It is noted that three structures, Str-1, 3, and 5, are poorly predicted by partial and segmented NN PESs. In particular, the high pressure phase TiO_{2}-OII is not stable on these two PESs. All Ti atoms in Str-1, 3, and 5 are in a 4-coordinated polyhedron [TiO_{4}], while that in TiO_{2}-OII is [TiO_{8}], which is a rare coordination environment in TiO_{2} solids (the percentage of structures containing 4/8-coordinated Ti in all data sets is about 2% and 5%, as compared to 45% for the common 6-coordinated Ti). Because the size of the global set is approximately 10 times larger than that of the other two data sets, only the global set contains a sufficiently large number of structures containing [TiO_{4}] and [TiO_{8}]. We expect that this helps to greatly improve the predictive ability in the global NN PES. From the comparison in Table 1, we conclude that both the size and the structural varieties of the DFT data set will affect the predictive ability of the NN PES. This reaffirms the necessity of applying SSW global optimization for global data set generation.

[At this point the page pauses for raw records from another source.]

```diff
@@ -170,8 +246,6 @@
         v[4 * i] = f.x; v[4 * i + 1] = f.y; v[4 * i + 2] = f.z; v[4 * i + 3] = f.w;
     }
 }
-__device__ __forceinline__ void named_sync(int id, int threads) { asm volatile("bar.sync %0, %1;" ::"r"(id), "r"(threads) : "memory"); }
-
 template <class I>
 __device__ __forceinline__ void store_hilo(__nv_bfloat16* base, long long ld, I t, long long col, float v, int half) {
     const __nv_bfloat16 hi = __float2bfloat16_rn(v);
@@ -291,6 +365,14 @@
 #pragma unroll
             for (int j = 0; j < 8; ++j) rstd[j] = __shfl_sync(0xffffffffu, rs, j);
             have_rstd = true;
+        }
+        int pos[8];
+        float rcs[8], rsn[8];
+        if (BN == 16 && a.epi_full == EPI_QKV) {
+            if (!have_rstd) asm volatile("griddepcontrol.wait;" ::: "memory");
+#pragma unroll
+            for (int j = 0; j < 8; ++j) pos[j] = j < a.N ? a.qkv.pos[j] : -1;
+            rope_cos_sin(pos, a.N, a.qkv, rcs, rsn);
         }
         while (u < u1) {
             const int mt = (int)(u / a.k_blocks);
@@ -369,6 +451,15 @@
                 }
                 const int nt = ntok0 + c0;
                 const int nvalid = min(jn, a.N - nt);
+                if constexpr (BN == 16) {
+                    if (epi == EPI_QKV) {
+                        float h8[8];
+#pragma unroll
+                        for (int j = 0; j < 8; ++j) h8[j] = v[j];
+                        qkv_rope_append(h8, pos, rcs, rsn, mt, a.N, a.qkv, sacc);
+                        continue;
+                    }
+                }
                 if (epi == EPI_SWIGLU) {
                     const long long hrow = a.lo_rows ? (long long)(nt / HALF) * BN + (nt % HALF) : nt;
                     __nv_bfloat16* ph = a.out_bf16 + hrow * a.ldo + (m >> 1);
@@ -447,6 +538,15 @@
                                 if (i < n_el) sum[e] += __ldcg(slot + i);
                             }
                         }
+                        if constexpr (BN == 16) {
+                            if (a.epi_full == EPI_QKV) {
+                                float h8[8];
+#pragma unroll
+                                for (int e = 0; e < 8; ++e) h8[e] = 0.f + sum[e];
+                                qkv_rope_append(h8, pos, rcs, rsn, mt, a.N, a.qkv, sacc);
+                                continue;
+                            }
+                        }
 #pragma unroll
                         for (int e = 0; e < PER; ++e) {
                             const int i = i0 + threadIdx.x + e * NT;
```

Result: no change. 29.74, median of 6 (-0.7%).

Fig. 5 (a) PES contour plot for TiO_{2} distinct minima sampled from the SSW-NN global search. (b) Density of states (DOS) plot for TiO_{2} phases in (a), showing that amorphous structures appear in the 0.2–0.7 eV f.u.^{−1} window. (c) The percentage of differently coordinated Ti for TiO_{2} structures. [TiO_{5}] and [TiO_{6}] are the main structural features for amorphous structures. Also see the Fig. 2 caption for the meaning of the black dots. |
The PES in Fig. 5a shows that the crystal minima are rather scattered below ∼0.2 eV f.u.^{−1}, which in total contains 224 minima in the 48-atom system (among these minima, 180 minima are newly found from the SSW-NN simulation). These belong generally to single- and mixed-phase crystalline structures. We note that the number of crystalline minima is substantially large considering that there are only ∼10 TiO_{2} phases reported from experiment.^{49} From 0.2 to 0.7 eV f.u.^{−1}, one can see a salient deep-blue zone due to the energy degeneracy of the structures, featuring a high, continuous and broad peak in the DOS plot (Fig. 5b). This zone is dominated by amorphous structures.

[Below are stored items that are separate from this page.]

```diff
+        const int rs = kb % RAW_STAGES, os = kb % OP_STAGES;
+        auto& f = fa[j & 1];
+        mbar_wait(&raw_full[rs], (kb / RAW_STAGES) & 1);
+        const uint32_t ra = smem_u32(raw_ring) + (uint32_t)(rs * RAW_STAGE);
+#pragma unroll
+        for (int ks = 0; ks < TK / 8; ++ks)
+#pragma unroll
+          for (int q = 0; q < 4; ++q) {
+            const float v = lds_f32(ra + (uint32_t)a_off(ks, q >> 1, q & 1));
+            const float hi = to_tf32(v);
+            f[ks][0][q] = __float_as_uint(hi);
+            f[ks][1][q] = __float_as_uint(v - hi);
+          }
+        __syncwarp();
+        if (lane == 0) mbar_arrive(&raw_empty[rs]);
         mbar_wait(&op_full[os], (kb / OP_STAGES) & 1);
-        const uint32_t a_hi = op0 + (uint32_t)(os * OP_STAGE + wg * 8 * OP_SBO), a_lo = a_hi + OP_A;
-        const uint32_t b_hi = op0 + (uint32_t)(os * OP_STAGE + 2 * OP_A), b_lo = b_hi + OP_B;
+        const uint32_t b_hi = op0 + (uint32_t)(os * OP_STAGE), b_lo = b_hi + OP_B;
         wgmma_fence();
+#if ORX_GEMM_DIAG != 1
 #pragma unroll
         for (int ks = 0; ks < TK / 8; ++ks) {
           const uint32_t o = (uint32_t)(ks * 256);
-          wgmma_tf32(acc, make_desc(a_hi + o), make_desc(b_hi + o), (kb == g0 && ks == 0) ? 0u : 1u);
-          wgmma_tf32(acc, make_desc(a_hi + o), make_desc(b_lo + o), 1u);
-          wgmma_tf32(acc, make_desc(a_lo + o), make_desc(b_hi + o), 1u);
+          wgmma_tf32_rs(acc, f[ks][0], make_desc(b_hi + o), (j == 0 && ks == 0) ? 0u : 1u);
+          wgmma_tf32_rs(acc, f[ks][0], make_desc(b_lo + o), 1u);
+          wgmma_tf32_rs(acc, f[ks][1], make_desc(b_hi + o), 1u);
         }
+#endif
         wgmma_commit();
         wgmma_wait<1>();
-        if (kb > g0) release((kb - 1) % OP_STAGES);
+        if (j > 0) {
+#pragma unroll
+          for (int ks = 0; ks < TK / 8; ++ks) { fence_operands(fa[(j - 1) & 1][ks][0]); fence_operands(fa[(j - 1) & 1][ks][1]); }
+          release((kb - 1) % OP_STAGES);
+        }
       }
       wgmma_wait<0>();
       fence_operands(acc);
+#pragma unroll
+      for (int b = 0; b < 2; ++b)
+#pragma unroll
+        for (int ks = 0; ks < TK / 8; ++ks) { fence_operands(fa[b][ks][0]); fence_operands(fa[b][ks][1]); }
       release((g1 - 1) % OP_STAGES);
 #pragma unroll
       for (int j = 0; j < 64; ++j) sum[j] += acc[j];
     }
-  }
-
+    bar_sync_all(1);
+    float* tile = reinterpret_cast<float*>(smem);
+    const int c0 = 2 * (lane & 3);
+#pragma unroll
+    for (int j = 0; j < 64; ++j) tile[tile_row<TA>(f0 + 8 * ((j >> 1) & 1)) * (TN + 1) + 8 * (j >> 2) + c0 + (j & 1)] = sum[j];
+  }
   __syncthreads();
-  float* tile = reinterpret_cast<float*>(smem);
-  if (warp >= NCW) {
-    const int r0 = 16 * (warp - NCW) + (lane >> 2), c0 = 2 * (lane & 3);
-#pragma unroll
-    for (int j = 0; j < 64; ++j) tile[(r0 + 8 * ((j >> 1) & 1)) * (TN + 1) + 8 * (j >> 2) + c0 + (j & 1)] = sum[j];
-  }
-  __syncthreads();
+  const float* tile = reinterpret_cast<const float*>(smem);
   const bool split = gridDim.z > 1;
   float* out = split ? part + (size_t)blockIdx.z * (size_t)M * (size_t)N : C;
   const int64_t ldo = split ? (int64_t)N : ldc;
@@ -295,16 +357,18 @@
   return fn;
 }
 
-int make_map(CUtensorMap* tm, const float* base, int rows, int K, int64_t ld, bool kc, int tile_rows) {
+int make_map(CUtensorMap* tm, const float* base, int rows, int K, int64_t ld, bool kc, int box_rows) {
   EncodeTiledFn enc = encode_fn();
   if (!enc) { orx_set_error("cuTensorMapEncodeTiled is not available in this driver"); return ORX_ERR_CUDA; }
   cuuint64_t dims[2], strides[1];
   cuuint32_t box[2], estr[2] = {1, 1};
-  if (kc) { dims[0] = (cuuint64_t)K; dims[1] = (cuuint64_t)rows; box[0] = TK; box[1] = (cuuint32_t)tile_rows; }
-  else { dims[0] = (cuuint64_t)rows; dims[1] = (cuuint64_t)K; box[0] = (cuuint32_t)tile_rows; box[1] = TK; }
+  if (kc) { dims[0] = (cuuint64_t)K; dims[1] = (cuuint64_t)rows; box[0] = TK; box[1] = (cuuint32_t)box_rows; }
+  else { dims[0] = (cuuint64_t)rows; dims[1] = (cuuint64_t)K; box[0] = (cuuint32_t)box_rows; box[1] = TK; }
+  const CUtensorMapSwizzle swz = kc ? CU_TENSOR_MAP_SWIZZLE_64B
+                                    : box_rows * 4 == 128 ? CU_TENSOR_MAP_SWIZZLE_128B : CU_TENSOR_MAP_SWIZZLE_NONE;
   strides[0] = (cuuint64_t)ld * 4;
   const CUresult r = enc(tm, CU_TENSOR_MAP_DATA_TYPE_FLOAT32, 2, const_cast<float*>(base), dims, strides, box, estr,
-                         CU_TENSOR_MAP_INTERLEAVE_NONE, kc ? CU_TENSOR_MAP_SWIZZLE_64B : CU_TENSOR_MAP_SWIZZLE_NONE,
+                         CU_TENSOR_MAP_INTERLEAVE_NONE, swz,
                          CU_TENSOR_MAP_L2_PROMOTION_L2_128B, CU_TENSOR_MAP_FLOAT_OOB_FILL_NONE);
   if (r != CUDA_SUCCESS) { orx_set_error("cuTensorMapEncodeTiled failed (%d)", (int)r); return ORX_ERR_CUDA; }
   return ORX_OK;
@@ -350,7 +414,7 @@
     part = h->splitk;
   }
   CUtensorMap ta, tb;
-  if ((rc = make_map(&ta, A, M, K, lda, TA == 0, TM))) return rc;
+  if ((rc = make_map(&ta, A, M, K, lda, TA == 0, TA == 0 ? TM : A_BOX_T))) return rc;
   if ((rc = make_map(&tb, Bm, N, K, ldb, TB == 1, TN))) return rc;
 #define ORX_TMA(a, b) rc = launch_tma<a, b>(ta, tb, C, ldc, M, N, K, bias, act, part, S, st)
   if (TA == 0 && TB == 0) ORX_TMA(0, 0);
diff --git a/openrec_b200/csrc/orx_pairwise.cu b/openrec_b200/csrc/orx_pairwise.cu
--- a/openrec_b200/csrc/orx_pairwise.cu
+++ b/openrec_b200/csrc/orx_pairwise.cu
@@ -118,16 +118,20 @@
 
   auto load_var = [&](int j, Regs& r) {
     const int src = j + grp;
-    r.fl = __shfl_sync(ORX_FULL, flags, src) & 1;
+    const int f = __shfl_sync(ORX_FULL, flags, src);
+    r.fl = f & 1;
     r.uu = __shfl_sync(ORX_FULL, u_id, src);
     r.pp = __shfl_sync(ORX_FULL, p_id, src);
     r.nn = __shfl_sync(ORX_FULL, n_id, src);
+    const bool ku = a.res && !(f & 2), kp = a.res && !(f & 4), kn = a.res && !(f & 8);
 #pragma unroll
     for (int k = 0; k < K; ++k) {
       const int off = (k * G + gl) * 4;
-      r.u[k] = r.fl ? orx_ld4_stream(a.U + (int64_t)r.uu * D + off) : z4;
-      r.p[k] = r.fl ? orx_ld4_stream(a.I + (int64_t)r.pp * D + off) : z4;
-      r.n[k] = r.fl ? orx_ld4_stream(a.I + (int64_t)r.nn * D + off) : z4;
+      const float *pu = a.U + (int64_t)r.uu * D + off, *pp = a.I + (int64_t)r.pp * D + off,
+                  *pn = a.I + (int64_t)r.nn * D + off;
+      r.u[k] = r.fl ? (ku ? orx_ld4_reuse(pu) : orx_ld4_stream(pu)) : z4;
+      r.p[k] = r.fl ? (kp ? orx_ld4_reuse(pp) : orx_ld4_stream(pp)) : z4;
+      r.n[k] = r.fl ? (kn ? orx_ld4_reuse(pn) : orx_ld4_stream(pn)) : z4;
     }
   };
   Regs ra, rb;
```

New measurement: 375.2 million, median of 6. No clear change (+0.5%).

It is also of interest to analyze the geometrical structure for all of these TiO_{2} minima, which could help to clarify the difference between amorphous and crystalline structures. For this purpose, we have computed the Ti coordination number x ([TiO_{x}]) for all structures. In Fig. 5c, we plot the evolution of the Ti coordination environment with the increase of energy. This is done by counting and averaging the Ti coordination for structures in the same energy interval, E to E + dE (5 meV f.u.^{−1}). As shown, [TiO_{4}], [TiO_{5}], [TiO_{6}] and [TiO_{7}] are the major coordination environments for Ti. For the low energy crystal phases (e.g. rutile, anatase, and TiO_{2}-B), they generally have only TiO_{6} octahedra (100% [TiO_{6}], energy lower than 25 meV f.u.^{−1}). The [TiO_{5}] starts to appear above 30 meV f.u.^{−1} and it together with [TiO_{6}] is the dominant coordination for amorphous structures. By contrast, [TiO_{4}] and [TiO_{7}] are rare coordinations in TiO_{2} solids: they appear at high energies and are found either in high pressure phases ([TiO_{7}]) or in open (e.g. cage, 2-D layer) structures ([TiO_{4}]) along with low coordination O atoms.

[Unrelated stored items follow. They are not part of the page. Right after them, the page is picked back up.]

# jhbastek/PhysicsInformedDiffusionModels

Hardware: AMD Instinct MI355X
Metric: training samples/sec (UNet+PDE-residual step), 64x64 Darcy (higher is better)
Workload: dtype f32

## Files before the change

### physicsinformeddiffusionmodels_amd/csrc/k_attn_proj.hip

```cpp
#include "pidm_launch.h"

namespace pidm {

static const int kLapDH = 32;
constexpr int kLapSmallNT = 1024;
static const int kLapTileLd = 33;

__device__ __forceinline__ float lap_exp(float x) { return __expf(x); }
__device__ __forceinline__ int lap_row(int r, int half) { return (r & 3) + 8 * (r >> 2) + 4 * half; }

static int lap_nper_div() {
  const char* e = knob("PIDM_LAP_NPER_DIV");
  const int v = e ? atoi(e) : 1;
  return (v == 2 || v == 4) ? v : 1;
}
static int lap_nper(int N, int C, int slabs) {
  int n = (slabs == 1 ? 512 : 256) * 32 / C;
  if (slabs == 3) n = (C == 32) ? 32 : n / 2;
  if (slabs == 2 && n / lap_nper_div() >= 64) n /= lap_nper_div();
  while (n > 32 && N % n) n >>= 1;
  return n;
}

template <int CB>
__global__ void __launch_bounds__(512) lap_kctx_kernel(const float* __restrict__ xn, const float* __restrict__ wqkv,
                                                       float* __restrict__ part, int N, int heads, int nper) {
  constexpr int C = 32 * CB, CP = C + 4;
  HIP_DYNAMIC_SHARED(float, smem)
  float* xs = smem;
  float* fs = smem + (size_t)nper * CP;
  const int tid = threadIdx.x, lane = tid & 63, half = lane >> 5, l31 = lane & 31;
  const int wave = __builtin_amdgcn_readfirstlane(tid >> 6);
  const int NS = N / nper;
  const int b = blockIdx.x / NS, ns = blockIdx.x % NS;
  const int HD = heads * kLapDH;
  const float* xb = xn + ((size_t)b * N + (size_t)ns * nper) * C;
  for (int e = tid; e < nper * (C / 4); e += 512) {
    const int px = e / (C / 4), q = e - px * (C / 4);
    *reinterpret_cast<f32x4*>(xs + (size_t)px * CP + 4 * q) = *reinterpret_cast<const f32x4*>(xb + (size_t)px * C + 4 * q);
  }
  __syncthreads();
  const int h = wave;
  if (h >= heads) return;
  f32x4 wk[C / 8];
  const float* wrow = wqkv + ((size_t)HD + h * kLapDH + l31) * C + 4 * half;
#pragma unroll
  for (int g8 = 0; g8 < C / 8; ++g8) wk[g8] = *reinterpret_cast<const f32x4*>(wrow + 8 * g8);
  f32x16 M[CB];
#pragma unroll
  for (int cb = 0; cb < CB; ++cb)
    for (int r = 0; r < 16; ++r) M[cb][r] = 0.f;
  float mrun = -3.0e38f, zp = 0.f;
  float* fw = fs + wave * 32;
  for (int t = 0; t < nper / 32; ++t) {
    f32x16 kt;
    for (int r = 0; r < 16; ++r) kt[r] = 0.f;
    const float* arow = xs + (size_t)(t * 32 + l31) * CP + 4 * half;
#pragma unroll
    for (int g8 = 0; g8 < C / 8; ++g8) {
      const f32x4 a4 = *reinterpret_cast<const f32x4*>(arow + 8 * g8);
#pragma unroll
      for (int s = 0; s < 4; ++s) kt = __builtin_amdgcn_mfma_f32_32x32x2f32(a4[s], wk[g8][s], kt, 0, 0, 0);
    }
    float tm = kt[0];
#pragma unroll
    for (int r = 1; r < 16; ++r) tm = fmaxf(tm, kt[r]);
    tm = fmaxf(tm, pidm_other_half(tm));
    if (__any(tm > mrun)) {
      const float mn = fmaxf(mrun, tm);
      const float f = lap_exp(mrun - mn);
      zp *= f;
      mrun = mn;
      if (half == 0) fw[l31] = f;
      PIDM_WAVE_LDS_SYNC();
#pragma unroll
      for (int q4 = 0; q4 < 4; ++q4) {
        const f32x4 f4 = *reinterpret_cast<const f32x4*>(fw + 8 * q4 + 4 * half);
#pragma unroll
        for (int cb = 0; cb < CB; ++cb)
#pragma unroll
          for (int i = 0; i < 4; ++i) M[cb][4 * q4 + i] *= f4[i];
      }
      PIDM_WAVE_LDS_SYNC();
    }
#pragma unroll
    for (int r = 0; r < 16; ++r) {
      kt[r] = lap_exp(kt[r] - mrun);
      zp += kt[r];
    }
#pragma unroll
    for (int r = 0; r < 16; ++r) {
      const float* brow = xs + (size_t)(t * 32 + lap_row(r, half)) * CP + l31;
#pragma unroll
      for (int cb = 0; cb < CB; ++cb) M[cb] = __builtin_amdgcn_mfma_f32_32x32x2f32(kt[r], brow[32 * cb], M[cb], 0, 0, 0);
    }
  }
  const float z = zp + pidm_other_half(zp);
  float* o = part + ((size_t)blockIdx.x * heads + h) * (size_t)(32 * C + 64);
#pragma unroll
  for (int cb = 0; cb < CB; ++cb)
#pragma unroll
    for (int r = 0; r < 16; ++r) o[(size_t)lap_row(r, half) * C + 32 * cb + l31] = M[cb][r];
  if (half == 0) {
    o[32 * C + l31] = mrun;
    o[32 * C + 32 + l31] = z;
  }
}
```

We then focus on the low energy crystalline structures to search for stable porous structures, which could be potentially useful as molecular sieves and catalysts. Indeed, we find two such phases, labeled as phase-87 (I4/m, #87) and phase-139 (I4/mmm, #139), which rank 10 and 23 in the minimum spectrum, respectively, as shown in Fig. 6. These two phases are alike and have open cages (their structures are detailed in the ESI†), are not known previously and are also not identified in Fig. 2 (12-atom PES using SSW-DFT). As shown in Table 2, both phases are unexpectedly stable with the calculated total energy comparable to the common TiO_{2} rutile phase (0.11 eV f.u.^{−1}), which ranks 30 in the minimum spectrum. It might be mentioned that the NN PES has correctly predicted the energy and geometry of these phases: the energy, pore size (labeled in Fig. 6) and volume deviations are smaller than 0.02 eV f.u.^{−1}, 0.08 Å and 0.7 Å^{3} f.u.^{−1}, respectively, compared to the DFT results, as detailed in Table 2. Because of their high thermodynamic (as reflected from the energetics) and kinetics stability (as seen from the pathway in Fig. 7), further studies are carried out in the group to explore the synthetic possibility of these porous phases.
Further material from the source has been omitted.